▶ Supplied records
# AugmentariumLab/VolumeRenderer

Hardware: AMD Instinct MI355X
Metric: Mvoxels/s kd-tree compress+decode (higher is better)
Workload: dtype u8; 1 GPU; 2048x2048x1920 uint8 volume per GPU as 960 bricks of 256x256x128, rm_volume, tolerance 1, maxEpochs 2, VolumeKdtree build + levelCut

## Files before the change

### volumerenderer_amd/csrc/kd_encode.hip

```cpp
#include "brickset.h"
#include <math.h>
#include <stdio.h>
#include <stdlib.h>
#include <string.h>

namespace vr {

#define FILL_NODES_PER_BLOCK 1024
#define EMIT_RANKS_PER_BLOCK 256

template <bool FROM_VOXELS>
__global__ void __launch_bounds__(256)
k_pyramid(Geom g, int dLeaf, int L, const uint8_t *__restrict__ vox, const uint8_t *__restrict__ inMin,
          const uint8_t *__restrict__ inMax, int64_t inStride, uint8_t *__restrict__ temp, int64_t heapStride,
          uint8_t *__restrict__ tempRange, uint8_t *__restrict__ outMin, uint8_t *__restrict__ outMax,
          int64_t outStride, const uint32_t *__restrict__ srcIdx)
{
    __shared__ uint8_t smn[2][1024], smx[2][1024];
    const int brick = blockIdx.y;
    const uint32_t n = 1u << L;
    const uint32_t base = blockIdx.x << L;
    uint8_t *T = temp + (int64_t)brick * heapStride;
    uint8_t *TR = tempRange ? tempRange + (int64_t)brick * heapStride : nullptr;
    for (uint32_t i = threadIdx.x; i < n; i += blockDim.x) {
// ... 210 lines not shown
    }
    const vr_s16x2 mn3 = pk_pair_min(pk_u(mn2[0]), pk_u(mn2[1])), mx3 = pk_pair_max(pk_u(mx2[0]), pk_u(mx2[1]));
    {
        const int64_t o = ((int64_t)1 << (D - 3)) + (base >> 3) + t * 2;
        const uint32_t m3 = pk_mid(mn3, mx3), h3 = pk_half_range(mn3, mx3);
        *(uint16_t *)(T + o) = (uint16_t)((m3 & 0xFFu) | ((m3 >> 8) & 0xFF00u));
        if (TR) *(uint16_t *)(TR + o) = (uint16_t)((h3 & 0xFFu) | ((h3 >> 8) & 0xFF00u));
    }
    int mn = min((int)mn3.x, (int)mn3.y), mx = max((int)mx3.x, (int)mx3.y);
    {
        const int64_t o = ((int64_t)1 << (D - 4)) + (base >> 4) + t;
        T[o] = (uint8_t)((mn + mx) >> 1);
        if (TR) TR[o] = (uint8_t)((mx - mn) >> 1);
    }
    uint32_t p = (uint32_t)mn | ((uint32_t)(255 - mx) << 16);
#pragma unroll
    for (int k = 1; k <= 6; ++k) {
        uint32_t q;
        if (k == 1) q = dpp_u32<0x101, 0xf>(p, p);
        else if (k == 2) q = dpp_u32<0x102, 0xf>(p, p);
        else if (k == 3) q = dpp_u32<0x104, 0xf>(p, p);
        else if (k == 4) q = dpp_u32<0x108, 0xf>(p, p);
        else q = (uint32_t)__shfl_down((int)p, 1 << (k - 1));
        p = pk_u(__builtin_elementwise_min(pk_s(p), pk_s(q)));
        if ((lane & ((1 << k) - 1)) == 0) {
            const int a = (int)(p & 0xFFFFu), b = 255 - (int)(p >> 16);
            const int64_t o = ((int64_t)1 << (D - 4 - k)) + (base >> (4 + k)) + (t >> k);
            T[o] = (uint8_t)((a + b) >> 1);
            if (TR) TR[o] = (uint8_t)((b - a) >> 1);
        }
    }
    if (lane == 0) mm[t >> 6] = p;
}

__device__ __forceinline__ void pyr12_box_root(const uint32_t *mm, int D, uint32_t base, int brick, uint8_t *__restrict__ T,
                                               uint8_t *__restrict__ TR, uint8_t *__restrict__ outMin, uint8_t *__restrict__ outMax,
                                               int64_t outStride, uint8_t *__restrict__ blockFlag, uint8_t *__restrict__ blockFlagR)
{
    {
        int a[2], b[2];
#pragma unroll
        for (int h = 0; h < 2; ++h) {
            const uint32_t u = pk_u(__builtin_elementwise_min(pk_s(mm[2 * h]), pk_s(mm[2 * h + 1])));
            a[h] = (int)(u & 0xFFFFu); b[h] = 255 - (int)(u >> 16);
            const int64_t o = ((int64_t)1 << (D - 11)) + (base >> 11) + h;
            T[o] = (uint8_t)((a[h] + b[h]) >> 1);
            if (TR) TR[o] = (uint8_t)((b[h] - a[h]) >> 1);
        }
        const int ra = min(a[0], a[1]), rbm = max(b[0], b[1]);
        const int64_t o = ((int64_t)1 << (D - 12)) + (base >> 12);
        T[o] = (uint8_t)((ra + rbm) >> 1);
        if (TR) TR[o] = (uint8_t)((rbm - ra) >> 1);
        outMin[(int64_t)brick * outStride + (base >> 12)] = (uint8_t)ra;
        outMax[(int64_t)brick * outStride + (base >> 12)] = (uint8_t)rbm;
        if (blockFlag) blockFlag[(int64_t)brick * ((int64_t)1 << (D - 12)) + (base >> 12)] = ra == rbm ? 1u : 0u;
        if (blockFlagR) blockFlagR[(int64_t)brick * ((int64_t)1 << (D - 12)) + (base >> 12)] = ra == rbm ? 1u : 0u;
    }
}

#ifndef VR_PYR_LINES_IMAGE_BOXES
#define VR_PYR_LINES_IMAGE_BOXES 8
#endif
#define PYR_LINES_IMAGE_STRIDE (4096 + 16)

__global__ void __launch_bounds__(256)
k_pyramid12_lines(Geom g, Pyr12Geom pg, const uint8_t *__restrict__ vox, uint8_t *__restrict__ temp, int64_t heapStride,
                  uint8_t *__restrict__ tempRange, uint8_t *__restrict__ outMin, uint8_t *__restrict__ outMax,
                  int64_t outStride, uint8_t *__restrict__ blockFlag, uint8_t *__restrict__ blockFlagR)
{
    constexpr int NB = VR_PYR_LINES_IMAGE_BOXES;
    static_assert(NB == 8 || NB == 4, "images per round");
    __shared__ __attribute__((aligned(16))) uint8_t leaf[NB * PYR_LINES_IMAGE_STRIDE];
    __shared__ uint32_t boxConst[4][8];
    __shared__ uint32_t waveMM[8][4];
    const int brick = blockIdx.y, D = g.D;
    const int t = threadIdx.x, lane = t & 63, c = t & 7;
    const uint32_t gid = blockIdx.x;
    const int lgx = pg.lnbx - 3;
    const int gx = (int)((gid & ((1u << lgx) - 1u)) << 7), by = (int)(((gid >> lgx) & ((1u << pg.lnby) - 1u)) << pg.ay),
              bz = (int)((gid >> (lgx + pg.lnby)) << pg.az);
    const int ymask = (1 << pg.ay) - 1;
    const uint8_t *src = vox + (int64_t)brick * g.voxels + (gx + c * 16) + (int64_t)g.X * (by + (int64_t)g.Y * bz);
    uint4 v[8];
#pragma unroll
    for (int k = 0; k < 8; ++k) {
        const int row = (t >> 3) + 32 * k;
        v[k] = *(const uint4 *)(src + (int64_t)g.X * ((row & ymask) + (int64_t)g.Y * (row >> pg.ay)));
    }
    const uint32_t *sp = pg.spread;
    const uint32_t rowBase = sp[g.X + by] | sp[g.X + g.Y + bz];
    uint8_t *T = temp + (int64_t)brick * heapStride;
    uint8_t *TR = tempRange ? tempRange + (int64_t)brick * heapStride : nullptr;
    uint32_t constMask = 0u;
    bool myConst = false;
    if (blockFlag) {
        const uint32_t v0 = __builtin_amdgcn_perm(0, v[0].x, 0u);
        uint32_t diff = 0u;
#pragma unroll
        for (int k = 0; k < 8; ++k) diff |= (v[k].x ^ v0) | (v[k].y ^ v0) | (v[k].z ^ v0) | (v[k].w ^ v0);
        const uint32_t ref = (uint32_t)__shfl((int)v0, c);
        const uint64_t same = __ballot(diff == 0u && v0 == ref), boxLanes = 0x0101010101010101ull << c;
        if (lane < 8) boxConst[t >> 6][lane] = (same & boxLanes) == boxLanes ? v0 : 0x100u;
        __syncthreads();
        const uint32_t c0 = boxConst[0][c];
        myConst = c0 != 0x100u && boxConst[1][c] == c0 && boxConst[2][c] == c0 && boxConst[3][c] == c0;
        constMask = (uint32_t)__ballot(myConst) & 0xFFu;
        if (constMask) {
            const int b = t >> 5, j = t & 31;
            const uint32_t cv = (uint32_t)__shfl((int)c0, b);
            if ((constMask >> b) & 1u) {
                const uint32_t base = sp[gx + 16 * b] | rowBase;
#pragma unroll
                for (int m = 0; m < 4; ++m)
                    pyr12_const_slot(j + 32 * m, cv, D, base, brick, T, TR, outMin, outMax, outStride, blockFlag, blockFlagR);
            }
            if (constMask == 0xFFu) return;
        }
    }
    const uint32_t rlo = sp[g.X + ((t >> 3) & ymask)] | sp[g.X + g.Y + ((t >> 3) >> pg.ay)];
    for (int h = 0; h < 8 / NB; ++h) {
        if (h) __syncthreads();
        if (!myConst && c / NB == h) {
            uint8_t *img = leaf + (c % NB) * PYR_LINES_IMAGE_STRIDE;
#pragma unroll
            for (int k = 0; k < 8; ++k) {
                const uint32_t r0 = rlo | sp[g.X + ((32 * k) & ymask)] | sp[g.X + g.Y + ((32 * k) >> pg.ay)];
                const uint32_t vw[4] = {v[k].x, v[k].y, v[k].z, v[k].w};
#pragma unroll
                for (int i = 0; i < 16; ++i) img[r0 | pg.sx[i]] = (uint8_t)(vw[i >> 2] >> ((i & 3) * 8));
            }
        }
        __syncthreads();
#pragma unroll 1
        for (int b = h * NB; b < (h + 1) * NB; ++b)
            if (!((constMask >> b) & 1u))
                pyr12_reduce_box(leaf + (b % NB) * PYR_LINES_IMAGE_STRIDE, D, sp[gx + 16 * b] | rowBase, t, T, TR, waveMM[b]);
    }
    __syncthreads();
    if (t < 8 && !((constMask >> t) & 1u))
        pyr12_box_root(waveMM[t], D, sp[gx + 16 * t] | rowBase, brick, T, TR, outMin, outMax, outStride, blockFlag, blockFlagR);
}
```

▶ Task directions
If a line falls between the first line of the entries and the line containing "## Files before the change", or is one of those two, restate it word for word; leave all other lines out.

▶ Completed task
# AugmentariumLab/VolumeRenderer

Hardware: AMD Instinct MI355X
Metric: Mvoxels/s kd-tree compress+decode (higher is better)
Workload: dtype u8; 1 GPU; 2048x2048x1920 uint8 volume per GPU as 960 bricks of 256x256x128, rm_volume, tolerance 1, maxEpochs 2, VolumeKdtree build + levelCut

## Files before the change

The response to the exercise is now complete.